## ACTIVITY
Extract every line of the material that holds the string "void".

[Start of Attachment]

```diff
     const SkinnyWeight& w = a.w[i];
-    c.w[i].tiles = w.tiles;
-    c.w[i].scales = w.scales;
-    c.w[i].zps = w.zps;
-    c.w[i].tiles_bytes = w.ns * a.nt * 1024;
-    c.w[i].scales_bytes = w.ns * a.ng * 16 * ssz;
-    c.w[i].zps_bytes = w.ns * a.ng * 16;
-    c.w[i].n = w.n;
-    c.w[i].out = w.out;
-  }
+    c.ns[i] = w.ns;
+    c.zps[i] = w.zps;
+    c.n[i] = w.n;
+    c.out[i] = w.out;
+  }
+  c.tiles2 = NWT > 2 ? a.w[2].tiles : nullptr;
+  c.scales2 = NWT > 2 ? a.w[2].scales : nullptr;
   c.aux = a.aux;
   return c;
 }
-template <int BITS, int GPT, int AT, bool ASYM, int KSN, int SPW, int NST, int ST, int NWT, bool L16>
+static bool m1s_packable(const GemvArgs& a, int nwt, int waves) {
+  if (a.u_q < 0 || a.u_q > 0xFFFF || a.u_r < 0 || a.u_r > 0xFFFF) return false;
+  if (a.nt >= (1 << kM1GeomNgShift) || a.ng >= (1 << (kM1GeomTpgShift - kM1GeomNgShift))) return false;
+  if (a.tpg_shift < 0 || a.tpg_shift > 31 || a.scale_t < 0 || a.scale_t > 3 || waves > 16) return false;
+  return nwt != 2 || a.w[0].ns == a.w[1].ns;
+}
+template <int BITS, int GPT, int AT, bool ASYM, int KSN, int SPW, int NST, int ST, int NWT, int NSC>
 static hipError_t m1s_go(const GemvArgs& a, dim3 g, dim3 b, size_t lds, hipStream_t st) {
-  return launch_big_lds<woq_gemv_m1s_kernel<BITS, GPT, AT, ASYM, KSN, SPW, NST, ST, NWT, L16>>(
-      g, b, lds, st, m1s_args<NWT>(a, KSN, int(b.x / 64)));
-}
-static int m1s_nwt(const GemvArgs& a) {
+  const int esz = a.act_t == kActF32 ? 4 : 2;
+  const uint32_t uqr = uint32_t(a.u_q) | uint32_t(a.u_r) << 16;
+  const uint32_t geom = uint32_t(a.nt) | uint32_t(a.ng) << kM1GeomNgShift | uint32_t(a.tpg_shift) << kM1GeomTpgShift |
+                        uint32_t(a.scale_t) << kM1GeomScaleShift | uint32_t(b.x / 64) << kM1GeomWavesShift;
+  return launch_big_lds<woq_gemv_m1s_kernel<BITS, GPT, AT, ASYM, KSN, SPW, NST, ST, NWT, NSC>>(
+      g, b, lds, st, a.A, a.w[0].tiles, a.w[0].scales, NWT > 1 ? a.w[1].tiles : nullptr,
+      NWT > 1 ? a.w[1].scales : nullptr, a.K * esz, uqr, geom, a.w[0].ns, m1s_rest<NWT>(a));
+}
+static int m1s_nwt(const GemvArgs& a, int waves) {
   if (a.batch || !a.m1_spec) return 0;
-  if (a.dual) return a.epi == kEpiSiluMul ? 2 : 0;
-  if (a.epi != kEpiNone) return 0;
-  const int nw = 1 + (a.stripe_base[1] != INT_MAX ? 1 : 0) + (a.stripe_base[2] != INT_MAX ? 1 : 0);
-  return nw == 1 || nw == 3 ? nw : 0;
+  int nwt = 0;
+  if (a.dual) {
+    nwt = a.epi == kEpiSiluMul ? 2 : 0;
+  } else if (a.epi == kEpiNone) {
+    const int nw = 1 + (a.stripe_base[1] != INT_MAX ? 1 : 0) + (a.stripe_base[2] != INT_MAX ? 1 : 0);
+    nwt = nw == 1 || nw == 3 ? nw : 0;
+  }
+  return nwt != 0 && m1s_packable(a, nwt, waves) ? nwt : 0;
 }
 template <int BITS, int GPT, int AT, bool ASYM, int ST>
 static bool m1s_launch3(const GemvArgs& a, dim3 g, dim3 b, size_t lds, hipStream_t st, hipError_t* e) {
-  const int nwt = m1s_nwt(a), waves = int(b.x / 64), ks = lean_ks(a);
+  const int waves = int(b.x / 64), ks = lean_ks(a), nwt = m1s_nwt(a, waves);
   if (nwt == 0) return false;
   const int nsl = (a.nt + ks - 1) / ks;
   const bool l16 = waves == 16 && nsl >= 16;
   const int nst = m1_nst(a, ks, waves);
-#define NAD_M1S(KSN, SPW, NST, NWT, L16)                                                         \
+#define NAD_M1S(KSN, SPW, NST, NWT, NSC)                                                         \
   do {                                                                                           \
-    if (e) *e = m1s_go<BITS, GPT, AT, ASYM, KSN, SPW, NST, ST, NWT, L16>(a, g, b, lds, st);      \
+    if (e) *e = m1s_go<BITS, GPT, AT, ASYM, KSN, SPW, NST, ST, NWT, NSC>(a, g, b, lds, st);      \
     return true;                                                                                 \
   } while (0)
 #define NAD_M1S_NARROW(KSN)                               \
   do {                                                    \
     if (nst == 1) {                                       \
-      if (nwt == 1 && l16) NAD_M1S(KSN, 1, 1, 1, true);   \
-      if (nwt == 1) NAD_M1S(KSN, 1, 1, 1, false);         \
-      if (nwt == 2 && l16) NAD_M1S(KSN, 1, 1, 2, true);   \
-      if (nwt == 2) NAD_M1S(KSN, 1, 1, 2, false);         \
-      if (nwt == 3 && l16) NAD_M1S(KSN, 1, 1, 3, true);   \
-      if (nwt == 3) NAD_M1S(KSN, 1, 1, 3, false);         \
+      if (nwt == 1 && l16) NAD_M1S(KSN, 1, 1, 1, 16);     \
+      if (nwt == 1) NAD_M1S(KSN, 1, 1, 1, 0);             \
+      if (nwt == 2 && l16) NAD_M1S(KSN, 1, 1, 2, 16);     \
+      if (nwt == 2) NAD_M1S(KSN, 1, 1, 2, 0);             \
+      if (nwt == 3 && l16) NAD_M1S(KSN, 1, 1, 3, 16);     \
+      if (nwt == 3) NAD_M1S(KSN, 1, 1, 3, 0);             \
     } else if (nwt == 1) {                                \
-      if (l16) NAD_M1S(KSN, 1, 2, 1, true);               \
-      NAD_M1S(KSN, 1, 2, 1, false);                       \
+      if (l16) NAD_M1S(KSN, 1, 2, 1, 16);                 \
+      NAD_M1S(KSN, 1, 2, 1, 0);                           \
     }                                                     \
     return false;                                         \
   } while (0)
@@ -1035,15 +1108,19 @@
   if (ks == 2) NAD_M1S_NARROW(2);
   if (l16 || (GPT != 1 && waves > 8)) return false;
   if (lean_spw(a) == 4) {
-    if (nwt == 1 && nst == 1) NAD_M1S(KS, 4, 1, 1, false);
+    if (nwt == 1 && nst == 1 && waves == 7 && nsl >= 7) NAD_M1S(KS, 4, 1, 1, 7);
+    if (nwt == 1 && nst == 1) NAD_M1S(KS, 4, 1, 1, 0);
     return false;
   }
   if (nst == 1) {
-    if (nwt == 1) NAD_M1S(KS, 2, 1, 1, false);
-    if (nwt == 2) NAD_M1S(KS, 2, 1, 2, false);
-    NAD_M1S(KS, 2, 1, 3, false);
-  }
-  if (nwt == 1) NAD_M1S(KS, 2, 2, 1, false);
+    if constexpr (GPT == 1) {
+      if (nwt == 1 && waves == 11 && nsl >= 11) NAD_M1S(KS, 2, 1, 1, 11);
+    }
+    if (nwt == 1) NAD_M1S(KS, 2, 1, 1, 0);
+    if (nwt == 2) NAD_M1S(KS, 2, 1, 2, 0);
+    NAD_M1S(KS, 2, 1, 3, 0);
+  }
+  if (nwt == 1) NAD_M1S(KS, 2, 2, 1, 0);
   return false;
 #undef NAD_M1S_NARROW
 #undef NAD_M1S
@@ -1130,7 +1207,7 @@
   if (lean_ok(a, bits, waves)) {
     const int upw = (a.units + grid - 1) / grid;
     a.part_off = waves * lean_wave_lds(bits, lean_ks(a), lean_spw(a));
-    return size_t(a.part_off) + size_t(upw) * (a.dual ? 2 : 1) * waves * 16 * 4;
+    return size_t(a.part_off) + size_t(upw) * (a.dual ? 2 : 1) * ((waves + 3) & ~3) * 16 * 4;
   }
   const int KT = bits == 4 ? 128 : (bits == 2 ? 256 : 64);
   const int R = a.act_t == kActF16 ? a.M : 2 * a.M;
diff --git a/neural_amd/csrc/woq_kernels.h b/neural_amd/csrc/woq_kernels.h
--- a/neural_amd/csrc/woq_kernels.h
+++ b/neural_amd/csrc/woq_kernels.h
@@ -129,6 +129,20 @@
   int m1_spec;
 };
 
+constexpr int kM1GeomNgShift = 9, kM1GeomTpgShift = 20, kM1GeomScaleShift = 25, kM1GeomWavesShift = 27;
+template <int NWS>
+struct GemvM1Rest {
+  int part_off;
+  uint32_t dq_mask, dq_magic;
+  int sb1, sb2;
+  int ns[3];
+  const void* tiles2;
+  const void* scales2;
+  const int8_t* zps[NWS];
+  int n[NWS];
+  float* out[NWS];
+  float* aux;
+};
 struct GemvM1Weight {
   const void* tiles;
   const void* scales;
```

[End of Attachment]

## RESPONSE BELOW
+  const void* tiles2;
+  const void* scales2;
   const void* tiles;
   const void* scales;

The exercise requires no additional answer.